§ TASK INSTRUCTIONS: The word "detp" marks the lines to copy; find all of them in the entries below.

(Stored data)
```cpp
__device__ __forceinline__ void glds16(const char* sbase, int voff, unsigned lds_addr) {
    unsigned keep;
    asm volatile("s_mov_b32 %0, m0\n\ts_mov_b32 m0, %3\n\ts_nop 0\n\tglobal_load_lds_dwordx4 %1, %2\n\ts_mov_b32 m0, %0"
                 : "=&s"(keep) : "v"(voff), "s"(sbase), "s"(lds_addr) : "memory");
}

#define VG_VM1(i) "s_waitcnt vmcnt(" #i ")\n\ts_branch 2f\n\t"
#define VG_VM8(a, b, c, d, e, f, g, h) VG_VM1(a) VG_VM1(b) VG_VM1(c) VG_VM1(d) VG_VM1(e) VG_VM1(f) VG_VM1(g) VG_VM1(h)
__device__ __forceinline__ void wait_vmcnt(int n_) {
    const int n = __builtin_amdgcn_readfirstlane(n_);
    asm volatile(
        "s_min_u32 s42, %0, 40\n\t"
        "s_lshl_b32 s42, s42, 3\n\t"
        "s_getpc_b64 s[40:41]\n"
        "0:\n\t"
        "s_add_u32 s40, s40, s42\n\t"
        "s_addc_u32 s41, s41, 0\n\t"
        "s_add_u32 s40, s40, 1f-0b\n\t"
        "s_addc_u32 s41, s41, 0\n\t"
        "s_setpc_b64 s[40:41]\n"
        "1:\n\t"
        VG_VM8(0, 1, 2, 3, 4, 5, 6, 7) VG_VM8(8, 9, 10, 11, 12, 13, 14, 15) VG_VM8(16, 17, 18, 19, 20, 21, 22, 23)
        VG_VM8(24, 25, 26, 27, 28, 29, 30, 31) VG_VM8(32, 33, 34, 35, 36, 37, 38, 39) VG_VM1(40)
        "2:\n\t"
        : : "s"(n) : "s40", "s41", "s42", "scc", "memory");
}

__device__ __forceinline__ void vg_pack_dma_units(const float* __restrict__ w, const int* __restrict__ tap_idx, bf16_t* __restrict__ out, int Cin, int Cout,
                                  int ntaps, int transpose, int bn, int u0, int ustride) {
    const int NR = transpose ? Cin : Cout, C = transpose ? Cout : Cin;
    const int npl = C >> 4;
    const unsigned units = (unsigned)NR * (unsigned)npl * (unsigned)ntaps * 2u;
    const bool vec = transpose && (((uintptr_t)w & 15) == 0) && (Cout % 8) == 0;
    for (unsigned u = (unsigned)u0; u < units; u += (unsigned)ustride) {
        unsigned t = u;
        const int row = (int)(t % (unsigned)bn); t /= (unsigned)bn;
        const int half = (int)(t & 1u); t >>= 1;
        const int tap = (int)(t % (unsigned)ntaps); t /= (unsigned)ntaps;
        const int plane = (int)(t % (unsigned)npl); const int cob = (int)(t / (unsigned)npl);
        const int r = cob * bn + row, c0 = plane * 16 + half * 8, ts = tap_idx[tap];
        float v[8];
        if (vec) load8<float>(w + ((size_t)ts * Cin + r) * Cout + c0, v);
        else {
#pragma unroll
            for (int e = 0; e < 8; ++e)
                v[e] = transpose ? w[((size_t)ts * Cin + r) * Cout + c0 + e] : w[((size_t)ts * Cin + c0 + e) * Cout + r];
        }
        store8<bf16_t>(out + (size_t)u * 8, v);
    }
}
```

Baseline: 123.2 Mvoxels/s.

## Double-buffer dY tiles via direct global-to-LDS DMA in thin wgrad

The wgrad thin kernel now loads the dY tile straight into a double-buffered LDS region with global_load_lds_dwordx4, instead of staging it through registers and writing it to LDS after the barrier. Out-of-bounds voxels read from a zero scratch buffer. The LDS row padding is replaced by an XOR-style swizzle of the write positions. The A-fragment prefetch depth becomes a compile-time knob, defaulting to 8 sets of 2. The aim is to free VGPRs, drop the commit-phase LDS stores and overlap the dY fetch with compute, at the price of twice the dY LDS footprint and a vmcnt(0) wait before the barrier.

Result: no change. 123.9 Mvoxels/s (median of 6 runs) (+0.6%).

```diff
diff --git a/van_gan_amd/csrc/vg_conv_thin.hip b/van_gan_amd/csrc/vg_conv_thin.hip
--- a/van_gan_amd/csrc/vg_conv_thin.hip
+++ b/van_gan_amd/csrc/vg_conv_thin.hip
@@ -873,10 +873,17 @@
 
 struct WgThin { const void* dy; float* part; float* dw; float* db; int Cin, nslab, dbg; unsigned* tickets; int ntickets, xw; };
 namespace {
-constexpr int WT_DYROW = TW * 32 + 128;
+constexpr int WT_DYROW = TW * 32;
 constexpr int WT_DYB = TD * TH * WT_DYROW;
 constexpr int WT_SLAB = 28 * 256;
 }
+__device__ __attribute__((aligned(16))) unsigned wt_zero16[4];
+#ifndef VG_WT_WG
+#define VG_WT_WG 2
+#endif
+#ifndef VG_WT_SETS
+#define VG_WT_SETS 8
+#endif
 
 template <int MODE>
 __global__ __launch_bounds__(256, 2) void wgrad_thin_kernel(const GatherIn g, const WgThin p) {
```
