#ifdef TC_CHAIN_DUMP
  auto dump_step = [&](int step, int dst_id) {
    if constexpr (PROG == PROG_RADAR) {
      __syncthreads();
      float* out = g_chain_dump;
      const float* src = buf_ptr(S, dst_id);
      if (out != nullptr && src != nullptr && dst_id != B_L && (long long)(step + 1) * M * 256 <= g_chain_dump_floats) {
        const int ld = buf_ld(dst_id);
        for (int row = wave; row < R; row += NW)
          if (m0 + row < M)
            st4(out + ((size_t)step * M + S.rowg[row]) * 256 + 4 * lane, *reinterpret_cast<const float4*>(src + row * ld + 4 * lane));
      }
      __syncthreads();
    }
  };
#define DUMP_STEP(step, dst) dump_step((step), (dst))
#else
#define DUMP_STEP(step, dst) do {} while (0)
#endif
  int idx = (CHAIN_DBG(k.dbg) & 16) ? total : early_n;
#ifdef TC_CHAIN_STAMPS
  for (int j = 0; j < 2 * early_n; ++j) STEP_STAMP();
#endif
#pragma unroll 1
  while (idx < total) {
    const int kind = ufirst(S.recs[idx].r.kind);
    if (kind == K_LINEAR || kind == K_LN || kind == K_NOP) {
      WBuf w0;
      int pre_idx = -1;
#ifdef TC_CHAIN_STAMPS
      int ln_rep = 0;
#endif
#pragma unroll 1
      for (;;) {
        const StepRes r = load_uniform<StepRes>(S.recs[idx].r);
        const int kd = r.kind;
        bool skip = false;
        if constexpr (PROG == PROG_RADAR) {
          if (kd == K_LINEAR && (r.flags & F_IFHIT)) skip = !tile_has_hit();
        }
        if (skip) {
          if (r.res != B_NONE && r.dst != B_NONE) {
            const float* rs = buf_ptr(S, r.res); const int rld = buf_ld(r.res);
            float* dd = buf_ptr(S, r.dst);
            for (int row = wave; row < R; row += NW)
              *reinterpret_cast<float4*>(dd + row * LD2 + 4 * lane) = *reinterpret_cast<const float4*>(rs + row * rld + 4 * lane);
          }
        } else if (kd == K_LINEAR) {
          LinSpec s = lin_spec(r);
#ifdef TC_CHAIN_STAMPS
          s.sub_on = (r.si == g_sub_step && r.rep == 0);
          SUB_STAMP(0);
#endif
          if (((wave - s.woff) & (NW - 1)) < (R == 32 ? (s.N + 31) >> 5 : (s.N + 63) >> 6)) {
            const PreRec pr = load_uniform<PreRec>(S.recs[idx].p[wave]);
            const bool have = linear_step<R, DROP, PROG == PROG_PROLOGUE, MM, MP>(s, w0, pre_idx == idx, pr.first, epi_spec, idx);
            pre_idx = have ? pr.nidx : -1;
          }
        } else if (kd == K_LN) {
          if (!(CHAIN_DBG(k.dbg) & 4)) do_ln(r);
#ifdef TC_CHAIN_STAMPS
          if (ln_rep < ((k.dbg >> 19) & 3)) { ++ln_rep; continue; }
          ln_rep = 0;
#endif
        } else if (kd != K_NOP) {
          break;
        }
        STEP_STAMP();
        if (r.sync && !(CHAIN_DBG(k.dbg) & 2)) __syncthreads();
        STEP_STAMP();
        DUMP_STEP(idx, r.dst);
        if (++idx >= total) break;
      }
      continue;
    }
    const StepRes r = load_uniform<StepRes>(S.recs[idx].r);
    const int rep = r.rep;
    switch (kind) {
      case K_LOAD: { if constexpr (PROG == PROG_DECODER || PROG == PROG_PROLOGUE || PROG == PROG_RADAR_ENC_B) {
        constexpr int MAXL = 3, RW = (R + NW - 1) / NW;
        int n = 1;
        while (n < MAXL && idx + n < total && ufirst(S.recs[idx + n].r.kind) == K_LOAD) ++n;
        float4 v[MAXL][RW];
        float* dsts[MAXL];
        int any_sync = 0;
#pragma unroll
        for (int j = 0; j < MAXL; ++j) {
          if (j < n) {
            const StepRes rj = load_uniform<StepRes>(S.recs[idx + j].r);
            const float* gsrc = rj.gd;
            const int ld = rj.gld, mod = rj.gmod;
            dsts[j] = buf_ptr(S, rj.dst);
            any_sync |= rj.sync;
#pragma unroll
            for (int ri = 0; ri < RW; ++ri) {
              int grow = min(m0 + wave + ri * NW, M - 1);
              if (mod > 0) grow = grow % mod;
              v[j][ri] = TC_ONCE_LD(gsrc + (size_t)grow * ld + 4 * lane);
            }
          }
        }
#pragma unroll
        for (int j = 0; j < MAXL; ++j) {
          if (j < n) {
#pragma unroll
            for (int ri = 0; ri < RW; ++ri) {
              const int row = wave + ri * NW;
              if (row < R) act_st4<PL>(dsts[j] + row * LD2, 4 * lane, v[j][ri]);
            }
          }
        }
        for (int j = 0; j < n; ++j) { STEP_STAMP(); STEP_STAMP(); }
        if (any_sync) __syncthreads();
        idx += n;
        continue;
      }
      } break;
      case K_TOKENS: { if constexpr (prog_is_enc_full(PROG) || PROG == PROG_RADAR_ENC_A) {
        if constexpr (PL) {
          for (int i = threadIdx.x; i < R * 16; i += NT) {
            const int row = i >> 4, c4 = 4 * (i & 15);
            const int grow = min(m0 + row, M - 1);
            const float* tk = k.tokens + (size_t)grow * k.RI;
            act_st4<PL>(&S.unit[1][0][0] + row * LD5, c4,
// ... 198 lines not shown
        const int N = r.N;
        const int c = lane & 15, g = lane >> 4;
        const int rgw = wave >> 2, kq = wave & 3;
        const float* Wn = uptr(r.p0) + (size_t)min(c, N - 1) * 256 + 4 * g;
        const float* src = buf_ptr(S, r.src) + min(16 * rgw + c, R - 1) * buf_ld(r.src);
        float4 av[4], bw[4];
#pragma unroll
        for (int q = 0; q < 4; ++q) bw[q] = ld4(Wn + 16 * (4 * kq + q));
        const float bias = r.p1 != nullptr ? ldg1(uptr(r.p1) + min(c, N - 1)) : 0.0f;
        if (r.flags & F_PRESYNC) __syncthreads();
#pragma unroll
        for (int q = 0; q < 4; ++q) av[q] = act_ld4<PL>(src, 4 * g + 16 * (4 * kq + q));
        f32x4 acc = {0.f, 0.f, 0.f, 0.f};
#pragma unroll
        for (int q = 0; q < 4; ++q) {
          acc = MFMA16(av[q].x, bw[q].x, acc); acc = MFMA16(av[q].y, bw[q].y, acc);
          acc = MFMA16(av[q].z, bw[q].z, acc); acc = MFMA16(av[q].w, bw[q].w, acc);
        }
        float* part = buf_ptr(S, r.src2);
#pragma unroll
        for (int i = 0; i < 4; ++i) part[(wave * 16 + 4 * g + i) * 16 + c] = acc[i];
        __syncthreads();
        if (kq == 0 && c < N) {
          float y[4];
#pragma unroll
          for (int i = 0; i < 4; ++i) {
            const int prow = 4 * g + i;
            float v = part[(wave * 16 + prow) * 16 + c];
#pragma unroll
            for (int w = 1; w < 4; ++w) v += part[((wave + w) * 16 + prow) * 16 + c];
            y[i] = v + bias;
          }
          if (r.dst != B_NONE) {
            float* dd = buf_ptr(S, r.dst) + c;
            const int dld = buf_ld(r.dst);
#pragma unroll
            for (int i = 0; i < 4; ++i)
              if (16 * rgw + 4 * g + i < R) dd[(16 * rgw + 4 * g + i) * dld] = y[i];
          }
          if (r.gd != nullptr) {
#pragma unroll
            for (int i = 0; i < 4; ++i) {
              const int row = 16 * rgw + 4 * g + i;
              if (row < R && m0 + row < M) {
                int grow = m0 + row;
                if constexpr (prog_is_radar(PROG)) grow = S.rowg[row];
                stg1(r.gd + (size_t)grow * r.gld + c, y[i]);
              }
            }
          }
        }
      } break;
      } break;
      case K_RADAR_GATE: { if constexpr (prog_is_radar(PROG)) {
        constexpr int GW = 4;
        const bool keep = k.T <= 64 * HM_WORDS, cached = k.T <= 64 * GW;
        const int b0 = S.rowg[wave] / k.Q;
        float ty0[GW], ty1[GW];
        if (cached) {
          const float* rxy = k.tokens + (size_t)b0 * k.T * k.RI;
#pragma unroll
          for (int w = 0; w < GW; ++w) {
            const int t = min(64 * w + lane, k.T - 1);
            ty0[w] = rxy[(size_t)t * k.RI]; ty1[w] = rxy[(size_t)t * k.RI + 1];
          }
        }
        if (threadIdx.x < R) {
          const int i = threadIdx.x;
          const GateGeom::Pre pp = GateGeom::precompute(S.box[i][3], S.box[i][6], S.box[i][7], k.rmin[rep], k.rmax[rep]);
          S.box[i][10] = pp.ox; S.box[i][11] = pp.oy; S.cen[i][3] = pp.tstar;
        }
        __syncthreads();
#pragma unroll 1
        for (int row = wave; row < R; row += NW) {
          const int grow = S.rowg[row];
          const int b = grow / k.Q;
          int count = 0;
          if (cached && b == b0) {
            const GateGeom gg(S.cen[row][0], S.cen[row][1], GateGeom::Pre{S.box[row][10], S.box[row][11], S.cen[row][3]});
#pragma unroll
            for (int w = 0; w < GW; ++w) {
              if (64 * w < k.T) {
                const unsigned long long mask =
                    __ballot(64 * w + lane < k.T && gg.hit(ty0[w], ty1[w], sqnorm2(ty0[w], ty1[w])));
                count += __popcll(mask);
                if (k.T - 1 >= 64 * w && k.T - 1 < 64 * w + 64 && ((mask >> (k.T - 1 - 64 * w)) & 1ull)) count += k.pad_mult - 1;
                if (lane == 0) reinterpret_cast<unsigned long long*>(&S.l[row][0])[w] = mask;
              }
            }
          } else {
            count = radar_gate_count(S.cen[row][0], S.cen[row][1], S.box[row][3], S.box[row][6], S.box[row][7],
                                     k.rmin[rep], k.rmax[rep], k.tokens + (size_t)b * k.T * k.RI, k.RI, k.T,
                                     k.pad_mult, lane, keep ? reinterpret_cast<unsigned long long*>(&S.l[row][0]) : nullptr);
          }
          if (lane == 0) {
            S.gate[row] = count;
            if (m0 + row < M) k.hits[(size_t)rep * (k.hits_stride ? k.hits_stride : (size_t)M) + grow] = count;
          }
        }
      } break;
      } break;
      case K_RADAR_ATTN: { if constexpr (prog_is_radar(PROG)) {
        if (PROG == PROG_RADAR && (r.flags & F_IFHIT) && !tile_has_hit()) break;
#pragma unroll 1
        for (int row = wave; row < R; row += NW) {
          const int grow = S.rowg[row];
          const int b = grow / k.Q;
          float4 q4 = act_ld4<PL>(buf_ptr(S, r.src) + row * LD2, 4 * lane);
          const float* kv = (rep == 0 ? k.g[G_KV0] : rep == 1 ? k.g[G_KV1] : k.g[G_KV2]);
          int count = 0;
          const GateGeom gg(S.cen[row][0], S.cen[row][1], GateGeom::Pre{S.box[row][10], S.box[row][11], S.cen[row][3]});
          const unsigned long long* hm = k.T <= 64 * HM_WORDS ? reinterpret_cast<const unsigned long long*>(&S.l[row][0]) : nullptr;
          float4 o;
          if constexpr (PROG == PROG_RADAR_TRAIN) {
            q4.x *= k.qscale; q4.y *= k.qscale; q4.z *= k.qscale; q4.w *= k.qscale;
            DropK dk = k.rdrop;
            dk.site = 4u * (unsigned)rep;
            o = radar_attn_row_g<true>(gg, q4, k.tokens + (size_t)b * k.T * k.RI, k.RI, kv + (size_t)b * k.T * 512, 512,
                                       k.T, k.pad_mult, lane, count, dk, grow, hm);
            if (m0 + row < M) st4(r.gd + (size_t)grow * 256 + 4 * lane, o);
          } else {
            o = radar_attn_row_g(gg, q4, k.tokens + (size_t)b * k.T * k.RI, k.RI, kv + (size_t)b * k.T * 512, 512,
                                 k.T, k.pad_mult, lane, count, DropK(), 0, hm);
          }
          act_st4<PL>(buf_ptr(S, r.dst) + row * LD2, 4 * lane, o);
          if (lane == 0) S.gate[row] = count;
        }
      } break;
      } break;
      case K_LOADG: { if constexpr (PROG == PROG_RADAR_BWD) {
        const int N = r.N;
        float* dst = buf_ptr(S, r.dst);
        const float* src = uptr(r.p0);
        const bool carry = (r.flags & F_CARRY) != 0;
        for (int i = threadIdx.x; i < R * 64; i += NT) {
          const int row = i >> 6, c = i & 63;
          const int grow = min(m0 + row, M - 1);
          float v = c < N ? ldg1(src + (size_t)grow * N + c) : 0.0f;
          if (k.loss_vals != nullptr) {
            const float lv = k.loss_vals[2 * (k.nlayers - 1 - rep) + (carry ? 1 : 0)];
            if (!(fabsf(lv) <= 3.0e38f) || !(fabsf(v) <= 3.0e38f)) v = 0.0f;
          }
          if (carry && c < N) v += S.box[row][c];
          if (c < N && r.gd != nullptr && m0 + row < M) stg1(r.gd + (size_t)grow * N + c, v);
          dst[row * LD2 + c] = v;
        }
        if (carry) {
          __syncthreads();
          const int layer = k.nlayers - 1 - rep;
          if (blockIdx.x == 0 && threadIdx.x < 2 && k.loss_vals != nullptr && k.loss_out != nullptr) {
            const float lv = k.loss_vals[2 * layer + threadIdx.x];
            k.loss_out[2 * layer + threadIdx.x] = lv != lv ? 0.0f : lv;
          }
          if (threadIdx.x < R * 16) {
            const int row = threadIdx.x >> 4, c = threadIdx.x & 15;
            if (c < 12) S.box[row][c] = (c == 0 || c == 1 || c == 4) ? dst[row * LD2 + c] : 0.0f;
// ... 74 lines not shown
#pragma unroll
            for (int w = 1; w < NW; ++w) t += scratch[w * 256 + threadIdx.x];
            if (k.detp != nullptr) acc_add(*k.detp, gdst + threadIdx.x, t);
            else unsafeAtomicAdd(gdst + threadIdx.x, t);
          }
        }
      } break;
      } break;
      case K_ATTN_BWD: { if constexpr (PROG == PROG_RADAR_BWD) {
        const int layer = k.nlayers - 1 - rep;
        const float* dao = buf_ptr(S, r.src);
        float* dqb = buf_ptr(S, r.dst);
        DropK dk = k.rdrop;
        dk.site = 4u * (unsigned)layer;
        for (int row = wave; row < R; row += NW) {
          const int grow = min(m0 + row, M - 1);
          const int b = grow / k.Q;
          float4 dq = make_float4(0.f, 0.f, 0.f, 0.f);
          if (S.gate[row] > 0 && m0 + row < M) {
            const float* cxy = k.bwd_cxy[layer] + (size_t)grow * k.bwd_ldc[layer];
            const float* bx = k.bwd_box[layer] + (size_t)grow * k.code;
            float4 q4 = ld4(uptr(r.p0) + (size_t)grow * 256 + 4 * lane);
            q4.x *= k.qscale; q4.y *= k.qscale; q4.z *= k.qscale; q4.w *= k.qscale;
            const float4 o4 = ld4(uptr(r.p1) + (size_t)grow * 256 + 4 * lane);
            const float4 dO = *reinterpret_cast<const float4*>(dao + row * LD2 + 4 * lane);
            dq = radar_attn_bwd_row(cxy[0], cxy[1], bx[3], bx[6], bx[7], k.rmin[layer], k.rmax[layer], q4,
                                    k.tokens + (size_t)b * k.T * k.RI, k.RI, uptr(r.p2) + (size_t)b * k.T * 512,
                                    const_cast<float*>(uptr(r.p3)) + (size_t)b * k.T * 512, 512, k.T, k.pad_mult, dO, o4,
                                    dk, grow, lane,
                                    k.detp != nullptr ? det_shadow_of(*k.detp, uptr(r.p3) + (size_t)b * k.T * 512) : nullptr);
            dq.x *= k.qscale; dq.y *= k.qscale; dq.z *= k.qscale; dq.w *= k.qscale;
          }
          *reinterpret_cast<float4*>(dqb + row * LD2 + 4 * lane) = dq;
          if (r.gd != nullptr && m0 + row < M) st4(r.gd + (size_t)grow * 256 + 4 * lane, dq);
        }
      } break;
      } break;
      case K_BOXADD: { if constexpr (prog_is_radar(PROG)) {
        const int row = threadIdx.x >> 4, j = threadIdx.x & 15;
        if (row < R && j < k.code) {
          const int c = j == 0 ? 0 : j == 1 ? 1 : j == 4 ? 2 : -1;
          float bx = S.l[row][j];
          if (c >= 0) { bx += S.cen[row][c]; S.cen[row][c] = bx; }
          S.box[row][j] = bx;
          if (m0 + row < M) k.all_box[((size_t)rep * M + S.rowg[row]) * k.code + j] = bx;
        }
      } break;
      } break;
      default: break;
    }
    STEP_STAMP();
    if (r.sync) __syncthreads();
    STEP_STAMP();
    DUMP_STEP(idx, r.dst);
    ++idx;
  }
  WG_STAMP(1);
}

§ FINISHED TASK:
            if (k.detp != nullptr) acc_add(*k.detp, gdst + threadIdx.x, t);
                                    k.detp != nullptr ? det_shadow_of(*k.detp, uptr(r.p3) + (size_t)b * k.T * 512) : nullptr);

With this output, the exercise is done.